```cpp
__device__ __forceinline__ float frs_listed_record(int lane, int g, const FrsSrc& p, const float* __restrict__ incidents)
{
    const float* q = incidents + (size_t)g * 48 + lane;
    if (lane >= 48) q = p.base_color + 3 * (size_t)g + (lane - 48);
    if (lane == 51) q = p.roughness + g;
    if (lane >= 52) q = p.normals + 3 * (size_t)g + (lane - 52);
    if (lane >= 55) q = p.viewdirs + 3 * (size_t)g + (lane - 55);
    if (lane >= 58) q = p.ray_normals + 3 * (size_t)g + (lane - 58);
    return lane < 61 ? *q : 0.f;
}

__device__ __forceinline__ void frs_listed_direction(const float (&R)[9], const float* __restrict__ zsamples, int k, float& dx,
                                                     float& dy, float& dz)
{
    const float zx = zsamples[3 * k], zy = zsamples[3 * k + 1], zz = zsamples[3 * k + 2];
    dx = R[0] * zx + R[1] * zy + R[2] * zz; dy = R[3] * zx + R[4] * zy + R[5] * zz; dz = R[6] * zx + R[7] * zy + R[8] * zz;
    const float len = fmaxf(sqrtf(dx * dx + dy * dy + dz * dz), 1e-12f);
    dx /= len; dy /= len; dz /= len;
}

__global__ void __launch_bounds__(64 * FRS_LISTED_WAVES)
shade_forward_frs_listed_kernel(int n_list, const int* __restrict__ list, int K, FrsSrc src,
                                const float* __restrict__ incidents, const float* __restrict__ env, int He, int We,
                                const float* __restrict__ zsamples, float uniform_area, float* __restrict__ out,
                                float* __restrict__ feat)
{
    extern __shared__ __attribute__((aligned(16))) float s_mem[];
    float* s_env = s_mem;
    const int ntex = 3 * He * We;
    for (int i = threadIdx.x; i < ntex; i += blockDim.x) s_env[i] = env[i];
    __syncthreads();
    const int lane = threadIdx.x & 63, wave = threadIdx.x >> 6;
    float* u = s_mem + ((ntex + 3) & ~3) + wave * 64;
    const float invK = 1.0f / (float)K;
    for (int i = blockIdx.x * FRS_LISTED_WAVES + wave; i < n_list; i += gridDim.x * FRS_LISTED_WAVES) {
        const int g = __builtin_amdgcn_readfirstlane(list[i]);
        u[lane] = frs_listed_record(lane, g, src, incidents);
        GaussFwd G;
        gauss_setup(G, u);
        float R[9];
        frs_rotation(u[58], u[59], u[60], R);
        float v[8] = {0.f, 0.f, 0.f, 0.f, 0.f, 0.f, 0.f, 0.f};
        for (int kb = 0; kb < K; kb += 64) {
            const int k = kb + lane, kc = min(k, K - 1);
            float dx, dy, dz;
            frs_listed_direction(R, zsamples, kc, dx, dy, dz);
            const float vis = src.visibility[(size_t)g * K + kc];
            SampleFwd s;
            shade_sample<true>(s, G, u, 16, dx, dy, dz, vis, uniform_area, nullptr, s_env, nullptr, He, We);
            if (k < K) {
#pragma unroll
                for (int c = 0; c < 3; c++) {
                    v[c] += (G.base[c] / kPi + s.spec) * s.transport[c];
                    v[3 + c] += s.transport[c];
                }
                v[6] += vis;
            }
        }
        const float r = transpose_reduce<8, true>(v);
        const int ch = transposed_channel<8>(lane);
        if (transposed_owner<8>(lane) && ch < 7) {
            out[(size_t)g * SHADE_NOUT + (ch < 6 ? ch : 18)] = r * invK;
            if (feat != nullptr) feat[(size_t)g * 16 + (ch < 3 ? 2 + ch : 9 + ch)] = r * invK;
        }
    }
}

__global__ void __launch_bounds__(64 * FRS_LISTED_WAVES)
shade_backward_frs_listed_kernel(int n_list, const int* __restrict__ list, int K, FrsSrc src,
                                 const float* __restrict__ incidents, const float* __restrict__ env, int He, int We,
                                 const float* __restrict__ zsamples, float uniform_area, float* __restrict__ d_base,
                                 float* __restrict__ d_rough, float* __restrict__ d_view, float* __restrict__ d_inc,
                                 float* __restrict__ d_env, const unsigned int* __restrict__ gmax_bits, int gmax_n)
{
    extern __shared__ __attribute__((aligned(16))) float s_mem[];
    const int ntex = 3 * He * We, ntex4 = (ntex + 3) & ~3;
    float* s_env = s_mem;
    long long* s_denv = reinterpret_cast<long long*>(s_mem + ntex4);
    const unsigned int gmax_word = wave_gmax_bits(gmax_bits, gmax_n);
    const float gmax = __uint_as_float(gmax_word);
    const bool fixed = gmax_usable(gmax_word);
    const float fx_scale = fixed ? 34359738368.0f / gmax : 0.f;
    const float fx_clamp = gmax * 8192.0f;
    for (int i = threadIdx.x; i < ntex; i += blockDim.x) {
        s_env[i] = env[i];
        s_denv[i] = 0;
    }
    __syncthreads();
    const int lane = threadIdx.x & 63, wave = threadIdx.x >> 6;
    float* u = s_mem + 3 * ntex4 + wave * 64;
    const float invK = 1.0f / (float)K;
    for (int i = blockIdx.x * FRS_LISTED_WAVES + wave; i < n_list; i += gridDim.x * FRS_LISTED_WAVES) {
        const int g = __builtin_amdgcn_readfirstlane(list[i]);
        u[lane] = frs_listed_record(lane, g, src, incidents);
        GaussFwd G;
        gauss_setup(G, u);
        float R[9];
        frs_rotation(u[58], u[59], u[60], R);
        float gp[3], gd[3];
#pragma unroll
        for (int c = 0; c < 3; c++) {
            gp[c] = src.g_pbr[3 * (size_t)g + c] * invK;
            gd[c] = src.g_diff[3 * (size_t)g + c] * invK;
        }
        float acc[64];
#pragma unroll
        for (int f = 0; f < 64; f++) acc[f] = 0.f;
        for (int kb = 0; kb < K; kb += 64) {
            const int k = kb + lane, kc = min(k, K - 1);
            float dx, dy, dz;
            frs_listed_direction(R, zsamples, kc, dx, dy, dz);
            const float vis = src.visibility[(size_t)g * K + kc];
            SampleFwd s;
            shade_sample<true>(s, G, u, 16, dx, dy, dz, vis, k < K ? uniform_area : 0.f, nullptr, s_env, nullptr, He, We);
            float gspec = 0.f, dlin[3], dl[3];
#pragma unroll
            for (int c = 0; c < 3; c++) {
                const float dT = gp[c] * (G.base[c] / kPi + s.spec) + gd[c];
                gspec += gp[c] * s.transport[c];
                acc[48 + c] += gp[c] * s.transport[c] / kPi;
                dlin[c] = dT * s.area_ndi;
                dl[c] = s.shsum[c] >= 0.f ? dlin[c] : 0.f;
            }
            if (s.vis != 0.f && s.area_ndi != 0.f) {
                const float ev[3] = {dlin[0] * s.vis, dlin[1] * s.vis, dlin[2] * s.vis};
                const double scale_d = (double)fx_scale;
#pragma unroll
                for (int tt = 0; tt < 4; tt++) {
                    if (s.taps.idx[tt] < 0) continue;
#pragma unroll
                    for (int c = 0; c < 3; c++) {
                        const float val = ev[c] * s.taps.w[tt];
                        if (fixed) {
                            const float cl = __builtin_amdgcn_fmed3f(val, -fx_clamp, fx_clamp);
                            const double dsum = __builtin_fma((double)cl, scale_d, 6755399441055744.0);
                            const unsigned long long bits = (unsigned long long)__double_as_longlong(dsum) - 0x4338000000000000ull;
                            atomicAdd(reinterpret_cast<unsigned long long*>(&s_denv[3 * s.taps.idx[tt] + c]), bits);
                        } else {
                            atomicAdd(&d_env[3 * (size_t)s.taps.idx[tt] + c], val);
                        }
                    }
                }
            }
            const float frac = s.frac0 * G.a2;
            const bool nom_free = s.nomr >= 1e-6f && s.nomr <= 4.f * kPi;
            const float nom = fminf(fmaxf(s.nomr, 1e-6f), 4.f * kPi);
            const float dfrac = gspec / nom;
            const float dnom = nom_free ? -gspec * frac / (nom * nom) : 0.f;
            float da2 = dfrac * s.frac0;
            const float dFMi = dfrac * G.a2 * 0.96f * 0.6931471805599453f * s.p2;
            float dVoH = dFMi * (-2.f * 5.55473f * s.VoH - 6.98316f);
            const float c4 = 4.f * kPi;
            const float dnom0 = dnom * c4 * 2.f * s.nom0 * s.nom1 * s.nom2;
            const float dnom1 = dnom * c4 * s.nom0 * s.nom0 * s.nom2;
            const float dnom2 = dnom * c4 * s.nom0 * s.nom0 * s.nom1;
            float dNoH = dnom0 * 2.f * s.NoH * (G.a2 - 1.f);
            da2 += dnom0 * s.NoH * s.NoH;
            float dNoV = dnom1 * (1.f - G.kk);
            const float dkk = dnom1 * (1.f - G.NoV) + dnom2 * (1.f - s.NoL);
            const float da = dkk / 8.f + da2 * 2.f * G.a;
            acc[51] += dkk * 2.f / 8.f + da * 2.f * G.r;
            if (!(s.rawNoH >= 1e-6f && s.rawNoH <= 1.f)) dNoH = 0.f;
            if (!(s.rawVoH >= 1e-6f && s.rawVoH <= 1.f)) dVoH = 0.f;
            if (!(G.rawNoV >= 1e-6f && G.rawNoV <= 1.f)) dNoV = 0.f;
            float dH[3], dV[3];
#pragma unroll
            for (int c = 0; c < 3; c++) {
                dH[c] = dNoH * G.N[c] + dVoH * G.V[c];
                dV[c] = dVoH * s.Hh[c] + dNoV * G.N[c];
            }
            const float hd = s.Hh[0] * dH[0] + s.Hh[1] * dH[1] + s.Hh[2] * dH[2];
#pragma unroll
            for (int c = 0; c < 3; c++) dV[c] += 0.5f * (dH[c] - s.Hh[c] * hd) / s.ulen;
            const float vd = G.V[0] * dV[0] + G.V[1] * dV[1] + G.V[2] * dV[2];
#pragma unroll
            for (int c = 0; c < 3; c++) acc[52 + c] += (dV[c] - G.V[c] * vd) / G.vlen;
#pragma unroll
            for (int f = 0; f < 48; f++) acc[f] += dl[f % 3] * s.Y[f / 3];
        }
        const float r = transpose_reduce<64, true>(acc);
        const int ch = transposed_channel<64>(lane);
        if (ch < 48) d_inc[(size_t)g * 48 + ch] = r;
        else if (ch < 51) d_base[3 * (size_t)g + (ch - 48)] = r;
        else if (ch == 51) d_rough[g] = r;
        else if (ch < 55) d_view[3 * (size_t)g + (ch - 52)] = r;
    }
    if (fixed) {
// ... 11 lines not shown
```

Baseline: 815.5 iters/s.

## Restructure listed FRS backward prologue and size grid to CU count

The listed FRS shading backward kernel now runs 8 waves per block. Its launch grid is capped at the CU count, or at a new option value, instead of a heuristic. The prologue splits the gmax reduction across the whole block and issues the first Gaussian's record load before staging the environment map, so these latencies overlap. A single block barrier inside the first loop iteration then publishes gmax. The intent is to cut redundant per-wave gmax scans and serialized prologue latency, at the cost of fewer, larger blocks and extra control flow for out-of-range waves.

```diff
diff --git a/include/r3dg_hip.h b/include/r3dg_hip.h
--- a/include/r3dg_hip.h
+++ b/include/r3dg_hip.h
@@ -399,6 +399,7 @@
     R3DG_OPT_RESERVE_CUS,
     R3DG_OPT_TRACE_COUNT_VISITS,
     R3DG_OPT_BWD_LEAN,
+    R3DG_OPT_SHADE_LISTED_GRID_CAP,
     R3DG_OPT_COUNT
 };
 int r3dg_set_option(int option, int value);
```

· · · · · · ·

> [Task goal]: Please report only the count of lines in the entries above where the word "fixed" appears.

> [Solved problem]: 4